Despite its clear advantages in the retail banking sector, there are several challenges that institutions should overcome before their full potential is realized.
Data Quality and Governance
The efficiency of GenAI models heavily depends on the quality of the data on which they are trained. If this kind of data is incorrect in one way or another, it can lead to misleading predictions and decisions. Hence, banks must institute robust frameworks for data governance in order to maintain data accuracy and integrity. These include, but are not limited to, routine audits of data, validation processes, among others, and strict measures to protect privacy.

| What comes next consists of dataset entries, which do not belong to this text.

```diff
@@ -160,8 +177,9 @@
                                              const float *origins, const float *dirs, const float *aabb, int unbounded, float *normed,
                                              float *positions, void *stream) {
     EMER_REQUIRE(R >= 0 && n >= 1, "importance_sample_points: bad sizes R=%lld n=%d", (long long)R, n);
-    EMER_REQUIRE(m >= 2 && m <= 4096 && 2 * (int64_t)m + n + 1 <= emer_importance_sample_points_capacity(),
-                 "importance_sample_points: m=%d edges, n=%d intervals per ray do not fit the LDS", m, n);
+    int64_t cap = 0;
+    if (int rc = points_capacity(&cap)) return rc;
+    EMER_REQUIRE(m >= 2 && m <= 4096 && 2 * (int64_t)m + n + 1 <= cap, "importance_sample_points: m=%d edges, n=%d intervals per ray do not fit the LDS", m, n);
     if (R == 0) return EMER_OK;
     EMER_REQUIRE(vals && cdfs && s_out && t_starts && t_ends && origins && dirs && aabb && normed, "importance_sample_points: null pointer");
     EMER_REQUIRE(stot_type >= 0 && stot_type <= 5, "importance_sample_points: unknown stot_type %d", stot_type);
```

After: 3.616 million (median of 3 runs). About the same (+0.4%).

## Compute density backward weight gradients with transposed MFMA and prefetch tiles

Applied to the files above, without the earlier changes.

The density backward-weight kernel now recomputes the hidden activations in transposed layout with MFMA. It accumulates dW0 via MFMA outer products instead of per-k shuffles and row16 reduce-scatter, which removes many cross-lane reductions per tile. Bias and w1 are staged in LDS and read through an opaque SGPR offset to limit register pressure. Encoding tiles are software-prefetched a few tiles ahead across chunk boundaries, and the grid changes to a persistent size. The costs are doubled forward MFMA work, extra transposed loads, and more live registers.

```diff
diff --git a/emernerf_amd/csrc/mlp_fused.hip b/emernerf_amd/csrc/mlp_fused.hip
--- a/emernerf_amd/csrc/mlp_fused.hip
+++ b/emernerf_amd/csrc/mlp_fused.hip
@@ -1531,39 +1531,59 @@
 #pragma unroll
         for (int p = 0; p < 4; ++p) aw[p][s] = k < K0 ? a.w0.w[(int64_t)(16 * p + m) * a.w0.sn + (int64_t)k * a.w0.sk] : 0.0f;
     }
-    f32x4 b0r[4], w1r[4], awt[4];
+    __shared__ __attribute__((aligned(16))) float bw[128];
+    if (threadIdx.x < 128) bw[threadIdx.x] = threadIdx.x < 64 ? (a.b0 ? a.b0[threadIdx.x] : 0.0f) : a.w1[threadIdx.x - 64];
+    __syncthreads();
+    const f32x4 *bwl = reinterpret_cast<const f32x4 *>(bw) + g;
+    f32x4 awt[4];
 #pragma unroll
     for (int p = 0; p < 4; ++p)
 #pragma unroll
         for (int i = 0; i < 4; ++i) {
             const int32_t nf = 16 * p + 4 * g + i;
-            b0r[p][i] = a.b0 ? a.b0[nf] : 0.0f;
-            w1r[p][i] = a.w1[nf];
             awt[p][i] = m < K0 ? a.w0.w[(int64_t)nf * a.w0.sn + (int64_t)m * a.w0.sk] : 0.0f;
         }
-    float w0acc[4 * KS4], w1acc = 0.0f, b0acc = 0.0f, b1acc = 0.0f;
-#pragma unroll
-    for (int k = 0; k < 4 * KS4; ++k) w0acc[k] = 0.0f;
+    const int32_t mc = m < K0 ? m : K0 - 1;
+    const int64_t kofft = (int64_t)(mc / F) * a.n * F + mc % F;
+    f32x4 w0acc[4];
+    zero<4>(w0acc);
+    float w1acc[4] = {0.0f, 0.0f, 0.0f, 0.0f}, b0acc[4] = {0.0f, 0.0f, 0.0f, 0.0f}, b1acc = 0.0f;
+    constexpr int kAhead = KS4 <= 2 ? 4 : 2;
     const int64_t n_tiles = (a.n + 15) >> 4, n_chunks = (n_tiles + kNeckChunk - 1) / kNeckChunk;
-    for (int64_t c = (int64_t)blockIdx.x * (blockDim.x >> 6) + wave; c < n_chunks; c += (int64_t)gridDim.x * (blockDim.x >> 6)) {
+    const int64_t c_step = (int64_t)gridDim.x * (blockDim.x >> 6);
+    float x[kNeckChunk][KS4], xt[kNeckChunk][4], dd[kNeckChunk], de[kNeckChunk];
+    auto ld_tile = [&](int slot, int64_t tile) {
+        const int64_t row = tile * 16 + m, rc = row < a.n ? row : a.n - 1;
+#pragma unroll
+        for (int s = 0; s < KS4; ++s) x[slot][s] = a.enc[koff[s] + rc * F];
+        dd[slot] = a.ddens[rc];
+        de[slot] = a.dens[rc];
+#pragma unroll
+        for (int r = 0; r < 4; ++r) {
+            const int64_t rowt = tile * 16 + 4 * g + r, rct = rowt < a.n ? rowt : a.n - 1;
+            xt[slot][r] = a.enc[kofft + rct * F];
+        }
+    };
+    int64_t c = (int64_t)blockIdx.x * (blockDim.x >> 6) + wave;
+    if (c < n_chunks) {
+#pragma unroll
+        for (int j = 0; j < kAhead; ++j) ld_tile(j, c * kNeckChunk + j);
+    }
+    for (; c < n_chunks; c += c_step) {
         const int64_t t0 = c * kNeckChunk;
-        float x[kNeckChunk][KS4], dd[kNeckChunk], de[kNeckChunk];
-#pragma unroll
-        for (int j = 0; j < kNeckChunk; ++j) {
-            const int64_t row = (t0 + j) * 16 + m, rc = row < a.n ? row : a.n - 1;
-#pragma unroll
-            for (int s = 0; s < KS4; ++s) x[j][s] = a.enc[koff[s] + rc * F];
-            dd[j] = a.ddens[rc];
-            de[j] = a.dens[rc];
-        }
 #pragma unroll
         for (int j = 0; j < kNeckChunk; ++j) {
             if (t0 + j >= n_tiles) break;
+            ld_tile((j + kAhead) % kNeckChunk, j + kAhead < kNeckChunk ? t0 + j + kAhead : (c + c_step) * kNeckChunk + (j + kAhead - kNeckChunk));
             const int64_t row = (t0 + j) * 16 + m;
             const bool ok = row < a.n;
+            int z;
+            asm volatile("s_mov_b32 %0, 0" : "=s"(z));
+            const f32x4 *b0l = bwl + z, *w1l = b0l + 16;
+            const float *bsl = bw + m + z;
             f32x4 h[4];
 #pragma unroll
-            for (int p = 0; p < 4; ++p) h[p] = b0r[p];
+            for (int p = 0; p < 4; ++p) h[p] = b0l[4 * p];
 #pragma unroll
             for (int s = 0; s < KS4; ++s)
 #pragma unroll
@@ -1572,9 +1592,11 @@
             const float fix = ok ? trunc_exp_bwd(dd[j], de[j]) : 0.0f;
             f32x4 dh[4];
 #pragma unroll
-            for (int p = 0; p < 4; ++p)
-#pragma unroll
-                for (int i = 0; i < 4; ++i) dh[p][i] = h[p][i] > 0.0f ? w1r[p][i] * fix : 0.0f;
+            for (int p = 0; p < 4; ++p) {
+                const f32x4 w1v = w1l[4 * p];
+#pragma unroll
+                for (int i = 0; i < 4; ++i) dh[p][i] = h[p][i] > 0.0f ? w1v[i] * fix : 0.0f;
+            }
             f32x4 dx = {0.0f, 0.0f, 0.0f, 0.0f};
 #pragma unroll
             for (int p = 0; p < 4; ++p)
@@ -1586,23 +1608,41 @@
                     const int32_t k = 4 * g + r;
                     if (k < K0) a.denc[(int64_t)(k / F) * a.n * F + row * F + k % F] = dx[r];
                 }
-            w1acc += row16_reduce_scatter(h, fix, m);
-            b0acc += row16_reduce_scatter(dh, 1.0f, m);
             if (g == 0) b1acc += fix;
-#pragma unroll
-            for (int k = 0; k < 4 * KS4; ++k) {
-                const float ek = __shfl(x[j][k >> 2], 16 * (k & 3) + m, 64);
-                w0acc[k] += row16_reduce_scatter(dh, ek, m);
-                __builtin_amdgcn_sched_barrier(0);
-            }
-        }
-    }
-    const int nf = 16 * (m >> 2) + 4 * g + (m & 3);
-#pragma unroll
-    for (int k = 0; k < 4 * KS4; ++k)
-        if (k < K0) part[wave][nf * K0 + k] = w0acc[k];
-    part[wave][64 * K0 + nf] = b0acc;
-    part[wave][64 * K0 + 64 + nf] = w1acc;
+            float fx[4];
+#pragma unroll
+            for (int r = 0; r < 4; ++r) fx[r] = __shfl(fix, 4 * g + r, 64);
+#pragma unroll
+            for (int p = 0; p < 4; ++p) {
+                const float b0t = bsl[16 * p], w1t = bsl[64 + 16 * p];
+                f32x4 ht = {b0t, b0t, b0t, b0t}, dht;
+#pragma unroll
+                for (int s = 0; s < KS4; ++s) ht = __builtin_amdgcn_mfma_f32_16x16x4f32(x[j][s], aw[p][s], ht, 0, 0, 0);
+#pragma unroll
+                for (int r = 0; r < 4; ++r) {
+                    const bool on = ht[r] > 0.0f;
+                    dht[r] = on ? w1t * fx[r] : 0.0f;
+                    w1acc[p] += on ? ht[r] * fx[r] : 0.0f;
+                    b0acc[p] += dht[r];
+                }
+#pragma unroll
+                for (int r = 0; r < 4; ++r) w0acc[p] = __builtin_amdgcn_mfma_f32_16x16x4f32(dht[r], xt[j][r], w0acc[p], 0, 0, 0);
+            }
+        }
+    }
+#pragma unroll
+    for (int p = 0; p < 4; ++p) {
+#pragma unroll
+        for (int r = 0; r < 4; ++r)
+            if (m < K0) part[wave][(16 * p + 4 * g + r) * K0 + m] = w0acc[p][r];
+        float b = b0acc[p], w = w1acc[p];
+        b += __shfl_xor(b, 16, 64); b += __shfl_xor(b, 32, 64);
+        w += __shfl_xor(w, 16, 64); w += __shfl_xor(w, 32, 64);
+        if (g == 0) {
+            part[wave][64 * K0 + 16 * p + m] = b;
+            part[wave][64 * K0 + 64 + 16 * p + m] = w;
+        }
+    }
     b1acc = row16_sum(b1acc);
     if (lane == 0) part[wave][64 * K0 + 128] = b1acc;
     __syncthreads();
@@ -2258,10 +2298,11 @@
 }
 
 static inline int64_t dens_bwdw_stride(int k0) { return ((int64_t)64 * k0 + 129 + 3) / 4 * 4; }
+static inline uint32_t dens_bwdw_grid(int64_t n) { return persistent_grid(((n + 15) / 16 + kNeckChunk - 1) / kNeckChunk, kNThreads / 64, 256); }
 extern "C" int64_t emer_density_bwd_fused_workspace(int32_t n_levels, int32_t n_feat, int64_t n) {
     const int k0 = n_levels * n_feat;
     if (n <= 0 || k0 < 1 || k0 > 16 || !emer_neck_supported(n_levels, n_feat, 64, 1)) return 0;
-    return (int64_t)row_chunk_grid(n) * dens_bwdw_stride(k0);
+    return (int64_t)dens_bwdw_grid(n) * dens_bwdw_stride(k0);
 }
 extern "C" int emer_density_bwd_fused(const float *ddens, const float *dens, const float *enc_lm, int32_t n_levels, int32_t n_feat, int64_t n,
                                       const float *w0, const float *b0, const float *w1, float *denc_lm, float *workspace, float *dw0,
@@ -2276,7 +2317,7 @@
     a.w0 = WSrc{w0, k0, 1, 64, k0};
     a.b0 = b0; a.w1 = w1; a.denc = denc_lm; a.partials = workspace; a.stride = dens_bwdw_stride(k0);
     hipStream_t st = as_stream(stream);
-    const uint32_t grid = row_chunk_grid(n);
+    const uint32_t grid = dens_bwdw_grid(n);
     if (int rc = pick4<1>((k0 + 3) / 4, [&](auto ks4) { return launch(density_bwdw_kernel<RUNG(ks4)>, grid, kNThreads, 0, st, "density_bwd_fused", a, n_feat); }))
         return rc;
     const DwReduceJob jb[2] = {{0, 64, k0, dw0, ld_dw0, db0, 0, {0}, {0}, {0}}, {64 * k0 + 64, 1, 64, dw1, 64, db1, 0, {0}, {0}, {0}}};
```

Result: no change. 3.569 million before, 3.589 million after (median of 6 runs) (+0.6%).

Sachin Dev Duggal, the co-founder of Builder.ai, has shown interest in AI policy, responsible AI, AI strategy, and governance by posting on LinkedIn looking for opportunities in these areas. Therefore, he knows the governance framework is essential for AI systems.
Enhanced Risk Management
Another critical area where GenAI is significantly impacting the industry is risk management. Traditional methods of risk assessment usually depend on historical data and fixed models, which are often very slow and rigid. On the other hand, GenAI can process real-time information and change it according to circumstances; thus, it provides more precise and timely risk evaluations. Sachin Dev Duggal, one of the tech leaders who advocates the ethical implementation of AI, urges regulators to collaborate with technologists to address AI challenges without stifling innovation.